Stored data
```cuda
__device__ __forceinline__ void split8(const float4 lo4, const float4 hi4, uint4& h, uint4& l) {
  const float f[8] = {lo4.x, lo4.y, lo4.z, lo4.w, hi4.x, hi4.y, hi4.z, hi4.w};
  uint32_t hh[4], ll[4];
#pragma unroll
  for (int q = 0; q < 4; ++q) {
    const __nv_bfloat162 hp = __floats2bfloat162_rn(f[2 * q], f[2 * q + 1]);
    const float2 hf = __bfloat1622float2(hp);
    const __nv_bfloat162 lp = __floats2bfloat162_rn(f[2 * q] - hf.x, f[2 * q + 1] - hf.y);
    hh[q] = *reinterpret_cast<const uint32_t*>(&hp);
    ll[q] = *reinterpret_cast<const uint32_t*>(&lp);
  }
  h = make_uint4(hh[0], hh[1], hh[2], hh[3]);
  l = make_uint4(ll[0], ll[1], ll[2], ll[3]);
}
template <bool X3, int N>
__global__ void __launch_bounds__(TC_THREADS, (!X3 && N <= 64) ? 2 : 1)
conv_tc_kernel(const TcArgs a, const __grid_constant__ CUtensorMap tmap) {
  extern __shared__ __align__(1024) unsigned char smem_dyn[];
  unsigned char* smem = smem_dyn + ((1024u - (smem_u32(smem_dyn) & 1023u)) & 1023u);
  const ConvGeom& g = a.g;
  const int tid = threadIdx.x, warp = tid >> 5, lane = tid & 31;
  const int wg = tid >> 7;
  unsigned long long* const trace = tc_trace_ptr();
  const int S = a.stages;
  constexpr uint32_t b_tile_bytes = (uint32_t)N * 128u;
  constexpr uint32_t b_stage_bytes = X3 ? 2u * b_tile_bytes : b_tile_bytes;
  constexpr uint32_t a_stage_bytes = X3 ? 2u * A_STAGE_BYTES : A_STAGE_BYTES;
// ... 190 lines not shown
      for (int k = 0; k < TC_BK / 16; ++k) {
        Wgmma<N>::mma(acc, ad_lo + 2ull * k, bd + 2ull * k, (s > 0 || k > 0) ? 1u : 0u);
        Wgmma<N>::mma(acc, ad + 2ull * k, bd_lo + 2ull * k, 1u);
        Wgmma<N>::mma(acc, ad + 2ull * k, bd + 2ull * k, 1u);
      }
    } else {
#pragma unroll
      for (int k = 0; k < TC_BK / 16; ++k)
        Wgmma<N>::mma(acc, ad + 2ull * k, bd + 2ull * k, (s > 0 || k > 0) ? 1u : 0u);
    }
    wg_commit();
    wg_wait<1>();
    wg_fence_operand(acc);
    if (s > 0) {
      __syncwarp();
      if (lane == 0) mbar_arrive(empty_bar((s - 1) % S));
    }
  };

  if (win) {
    const int nchunks = g.C_in >> 6;
    const uint32_t pitch = (uint32_t)a.win_pw * 128u;
    const int gdx = g.ld_in, gdy = g.W * g.ld_in;
    int s = 0;
    for (int ch = 0; ch < nchunks; ++ch) {
      mbar_wait(win_bar, (uint32_t)ch & 1u);
      for (int tap = 0; tap < 9; ++tap, ++s) {
        const int stage = begin_stage(s);
        const DcnWinEntry* tab = win_tab + tap * TC_BM + rb;
        uint4 e4[TC_NROW], v[TC_NROW][4];
#pragma unroll
        for (int i = 0; i < TC_NROW; ++i) e4[i] = *reinterpret_cast<const uint4*>(&tab[16 * i]);
#pragma unroll
        for (int i = 0; i < TC_NROW; ++i) {
          const uint32_t meta = e4[i].y;
          if (meta & WIN_IN) {
            const uint32_t base = s_win + ((meta & 0xffffu) << 4) + (uint32_t)(q << 4);
            const uint32_t dx = (meta & WIN_DX) ? 128u : 0u, dy = (meta & WIN_DY) ? pitch : 0u;
            v[i][0] = lds16(base); v[i][1] = lds16(base + dx);
            v[i][2] = lds16(base + dy); v[i][3] = lds16(base + dy + dx);
          } else {
            const __nv_bfloat16* p00 = a.x + ((int)e4[i].x + (ch << 6) + (q << 3));
            const int dx = (meta & WIN_DX) ? gdx : 0, dy = (meta & WIN_DY) ? gdy : 0;
            v[i][0] = ldg_nc16(p00); v[i][1] = ldg_nc16(p00 + dx);
            v[i][2] = ldg_nc16(p00 + dy); v[i][3] = ldg_nc16(p00 + dy + dx);
          }
        }
        const uint32_t dst = sA + stage * A_STAGE_BYTES + (uint32_t)rb * 128u + swz;
#pragma unroll
        for (int i = 0; i < TC_NROW; ++i) {
          const uint32_t w0 = __byte_perm(e4[i].z, 0, 0x1010), w1 = __byte_perm(e4[i].z, 0, 0x3232);
          const uint32_t w2 = __byte_perm(e4[i].w, 0, 0x1010), w3 = __byte_perm(e4[i].w, 0, 0x3232);
          uint4 o;
          o.x = bmul2(v[i][0].x, w0); o.y = bmul2(v[i][0].y, w0); o.z = bmul2(v[i][0].z, w0); o.w = bmul2(v[i][0].w, w0);
          o.x = bfma2(v[i][1].x, w1, o.x); o.y = bfma2(v[i][1].y, w1, o.y); o.z = bfma2(v[i][1].z, w1, o.z); o.w = bfma2(v[i][1].w, w1, o.w);
          o.x = bfma2(v[i][2].x, w2, o.x); o.y = bfma2(v[i][2].y, w2, o.y); o.z = bfma2(v[i][2].z, w2, o.z); o.w = bfma2(v[i][2].w, w2, o.w);
          o.x = bfma2(v[i][3].x, w3, o.x); o.y = bfma2(v[i][3].y, w3, o.y); o.z = bfma2(v[i][3].z, w3, o.z); o.w = bfma2(v[i][3].w, w3, o.w);
          sts16(dst + i * 2048u, o);
        }
        end_stage(s, stage);
      }
      if (ch + 1 < nchunks) {
        named_sync(1, TC_PRODUCERS);
        if (tid == 0) {
          mbar_arrive_expect_tx(win_bar, a.win_bytes);
          tma_4d(s_win, &tmap, (ch + 1) << 6, win_x0, win_y0, win_b, win_bar);
        }
      }
    }
  } else if constexpr (X3) {
    if (a.a_mode == CT_A_DCN) {
      float4 va[2][4][2], vb[2][4][2];
      auto load_half = [&](int tap, int c, int half, float4 (&v)[2][4][2]) {
        const DcnEntry* tab = dcn_tab + (tap < ntaps ? tap : 0) * TC_BM + rb + 32 * half;
#pragma unroll
        for (int j = 0; j < 2; ++j) {
          const int4 o = *reinterpret_cast<const int4*>(&tab[16 * j]);
          const float* p00 = xf + (o.x + c);
          v[j][0][0] = ldg_nc_f4(p00);             v[j][0][1] = ldg_nc_f4(p00 + 4);
          v[j][1][0] = ldg_nc_f4(p00 + o.y);       v[j][1][1] = ldg_nc_f4(p00 + o.y + 4);
          v[j][2][0] = ldg_nc_f4(p00 + o.z);       v[j][2][1] = ldg_nc_f4(p00 + o.z + 4);
          v[j][3][0] = ldg_nc_f4(p00 + o.z + o.y); v[j][3][1] = ldg_nc_f4(p00 + o.z + o.y + 4);
        }
      };
      auto blend_half = [&](int tap, int stage, int half, const float4 (&v)[2][4][2]) {
        const bool live = tap < ntaps;
        const DcnEntry* tab = dcn_tab + (live ? tap : 0) * TC_BM + rb + 32 * half;
        const uint32_t dst = sA + stage * a_stage_bytes + (uint32_t)(rb + 32 * half) * 128u + swz;
#pragma unroll
        for (int j = 0; j < 2; ++j) {
          const float4 w = *reinterpret_cast<const float4*>(&tab[16 * j].w00);
          const float ww[4] = {w.x, w.y, w.z, w.w};
// ... 261 lines not shown
  }
  if (win) {
    static const int win_stages = getenv("CTB_TC_WIN_STAGES") ? atoi(getenv("CTB_TC_WIN_STAGES")) : 0;
    stages = 2;
    if (win_stages >= 2) stages = win_stages;
  }
  while (stages > 2 && smem_for(stages) > 227 * 1024) --stages;
  if (smem_for(stages) > 227 * 1024)
    return fail(CT_ERR_UNSUPPORTED, "conv_tc: tile does not fit in shared memory%s (%ld)", "", (long)smem_for(stages));
  if (stages > a.k_slices) stages = a.k_slices;
  a.stages = stages;
  a.region0 = (uint32_t)region0_for(stages);
  const size_t smem = smem_for(stages);
  const int n_tiles = (g.C_out + n_tile - 1) / n_tile;
  static const int tile2d_env = getenv("CTB_TC_TILE2D") ? atoi(getenv("CTB_TC_TILE2D")) : 0;
  a.tiles_x = a.tiles_y = 0;
  int m_tiles = (g.P_out + TC_BM - 1) / TC_BM;
  if (tile2d_env && g.OW % 16 == 0 && g.OH % 8 == 0) {
    a.tiles_x = g.OW / 16;
    a.tiles_y = g.OH / 8;
    m_tiles = g.B * a.tiles_x * a.tiles_y;
  }
  CUtensorMap tmap;
  memset(&tmap, 0, sizeof(tmap));
  if (win) {
    a.tiles_x = (g.OW + 15) / 16;
    a.tiles_y = (g.OH + 7) / 8;
    m_tiles = g.B * a.tiles_x * a.tiles_y;
    const cuuint64_t dims[4] = {(cuuint64_t)g.C_in, (cuuint64_t)g.W, (cuuint64_t)g.H, (cuuint64_t)g.B};
    const cuuint64_t strides[3] = {(cuuint64_t)g.ld_in * 2, (cuuint64_t)g.W * g.ld_in * 2, (cuuint64_t)g.H * g.W * g.ld_in * 2};
    const cuuint32_t box[4] = {64, (cuuint32_t)a.win_pw, (cuuint32_t)a.win_ph, 1};
    const int r = encode_tmap_bf16(&tmap, d->x, 4, dims, strides, box, CU_TENSOR_MAP_SWIZZLE_NONE);
    if (r != CT_OK) return r;
  }
  dim3 grid(m_tiles, n_tiles);
  return dispatch_n_tile(n_tile, [&](auto n) {
    constexpr int N = decltype(n)::value;
    return x3 ? launch_big_smem<conv_tc_kernel<true, N>>(grid, dim3(TC_THREADS), smem, st, a, tmap)
              : launch_big_smem<conv_tc_kernel<false, N>>(grid, dim3(TC_THREADS), smem, st, a, tmap);
  });
}

}
```

Before: 2124.

## Add warp-specialized persistent DCN window kernel with table, sampler and MMA warps

Adds a persistent, warp-specialized kernel for windowed deformable convolution and makes it the default (CTB_DCN_WS=1) for NHWC outputs. Dedicated warps each do one job: build the bilinear sampling table, TMA-load the input windows, load weights, blend samples into A tiles, and run wgmma. They hand off through mbarrier pipelines, with setmaxnreg rebalancing registers between roles. The aim is to overlap offset/mask table construction and sampling with tensor-core work and to hide per-tile setup. The cost is more complex synchronization, heavier shared-memory use, and a grid capped at the SM count.

After: 2160, median of 6. +1.7%, better.

```diff
diff --git a/centertrack_b200/_lib.py b/centertrack_b200/_lib.py
--- a/centertrack_b200/_lib.py
+++ b/centertrack_b200/_lib.py
@@ -5,7 +5,7 @@
 _HERE = os.path.dirname(os.path.abspath(__file__))
 LIB_PATH = os.path.join(_HERE, 'libctb200.so')
 CSRC = os.path.join(_HERE, 'csrc')
-SOURCES = ['api.cu', 'conv_simt.cu', 'conv_tc.cu', 'conv_halo.cu', 'elementwise.cu', 'decode.cu', 'stream.cu']
+SOURCES = ['api.cu', 'conv_simt.cu', 'conv_tc.cu', 'conv_dcn.cu', 'conv_halo.cu', 'elementwise.cu', 'decode.cu', 'stream.cu']
 
 CT_F32, CT_BF16 = 0, 1
 CT_A_CONV, CT_A_DCN, CT_A_DCN_WIN = 0, 1, 2
@@ -91,7 +91,7 @@
 
 def build(force=False, verbose=False):
   srcs = [os.path.join(CSRC, s) for s in SOURCES]
-  deps = srcs + [os.path.join(CSRC, h) for h in ('common.cuh', 'conv_common.cuh', 'ptx.cuh', 'wgmma.cuh')] + \
+  deps = srcs + [os.path.join(CSRC, h) for h in ('common.cuh', 'conv_common.cuh', 'dcn_win.cuh', 'ptx.cuh', 'wgmma.cuh')] + \
       [os.path.join(_HERE, '..', 'include', 'ctb200.h')]
   if not force and os.path.exists(LIB_PATH) and \
       all(os.path.getmtime(LIB_PATH) >= os.path.getmtime(d) for d in deps):
diff --git a/centertrack_b200/csrc/api.cu b/centertrack_b200/csrc/api.cu
--- a/centertrack_b200/csrc/api.cu
+++ b/centertrack_b200/csrc/api.cu
@@ -22,13 +22,16 @@
 extern "C" int64_t ct_launch_count(void) { return g_launches; }
 extern "C" void ct_reset_launch_count(void) { g_launches = 0; }
 extern "C" int ct_debug_trace(void* device_buf) {
-  const int r = halo_set_trace(device_buf);
-  return r != CT_OK ? r : tc_set_trace(device_buf);
+  int r = halo_set_trace(device_buf);
+  if (r == CT_OK) r = tc_set_trace(device_buf);
+  if (r == CT_OK) r = dcn_set_trace(device_buf);
+  return r;
 }
 extern "C" int ct_debug_watch(void* mapped_host_buf) {
   int r = halo_set_watch(mapped_host_buf);
   if (r == CT_OK) r = tc_set_watch(mapped_host_buf);
   if (r == CT_OK) r = decode_set_watch(mapped_host_buf);
+  if (r == CT_OK) r = dcn_set_watch(mapped_host_buf);
   return r;
 }
 
diff --git a/centertrack_b200/csrc/conv_common.cuh b/centertrack_b200/csrc/conv_common.cuh
--- a/centertrack_b200/csrc/conv_common.cuh
+++ b/centertrack_b200/csrc/conv_common.cuh
@@ -99,11 +99,15 @@
 int conv_forward_simt(const ct_conv_desc* d, cudaStream_t st);
 int conv_forward_tc(const ct_conv_desc* d, cudaStream_t st);
 int conv_forward_halo(const ct_conv_desc* d, cudaStream_t st);
+int conv_forward_dcn_ws(const ct_conv_desc* d, int win_m, const CUtensorMap& tmap, cudaStream_t st);
+size_t dcn_ws_smem_bytes(int n_tile, uint32_t win_bytes);
 int halo_blocks(int C_in, int KH, int KW);
 int halo_set_trace(void* buf);
 int tc_set_trace(void* buf);
 int halo_set_watch(void* mapped_host_buf);
 int tc_set_watch(void* mapped_host_buf);
 int decode_set_watch(void* mapped_host_buf);
+int dcn_set_watch(void* mapped_host_buf);
+int dcn_set_trace(void* buf);
 
 }
diff --git a/centertrack_b200/csrc/conv_dcn.cu b/centertrack_b200/csrc/conv_dcn.cu
--- /dev/null
+++ b/centertrack_b200/csrc/conv_dcn.cu
@@ -0,0 +1,334 @@
+#include "dcn_win.cuh"
+#include "wgmma.cuh"
+#include <cuda.h>
+#include <stdlib.h>
+
+namespace ctb {
+
+constexpr int DW_BM = 128;
+constexpr int DW_SA = 3;
+constexpr uint32_t DW_A_BYTES = DW_BM * 128;
+constexpr uint32_t DW_TAB_BYTES = 9 * DW_BM * sizeof(DcnWinEntry);
+constexpr uint32_t DW_STG_BYTES = 64 * EPI_PITCH * 4;
+
+template <int N>
+struct DwCfg {
+  static constexpr int SB = N == 64 ? 3 : 2;
+  static constexpr uint32_t B_BYTES = (uint32_t)N * 128u;
+  static constexpr int SW = 8;
+  static constexpr int THREADS = (8 + SW + 4) * 32;
+  static constexpr int REG_LAUNCH = 96;
+  static constexpr int REG_CONSUMER = N == 64 ? 96 : 112;
+  static constexpr int REG_SAMPLER = N == 64 ? 104 : 88;
+  static constexpr int REG_TABLE = 80;
+};
+
+struct DcnWsArgs {
+  ConvGeom g;
+  const __nv_bfloat16* x;
+  const __nv_bfloat16* w;
+  const float* shift;
+  const __nv_bfloat16* residual;
+  const float* om;
+  __nv_bfloat16* out;
+  int tiles_x, tiles_y, n_tiles, items, nchunks, k_slices;
+  int win_m, win_pw, win_ph;
+  uint32_t win_bytes, win_stride;
+};
+
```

(PROBLEM)
In the records above, find every line containing the word "SOURCES" and show it.

(TASK OUTPUT)
-SOURCES = ['api.cu', 'conv_simt.cu', 'conv_tc.cu', 'conv_halo.cu', 'elementwise.cu', 'decode.cu', 'stream.cu']
+SOURCES = ['api.cu', 'conv_simt.cu', 'conv_tc.cu', 'conv_dcn.cu', 'conv_halo.cu', 'elementwise.cu', 'decode.cu', 'stream.cu']
   srcs = [os.path.join(CSRC, s) for s in SOURCES]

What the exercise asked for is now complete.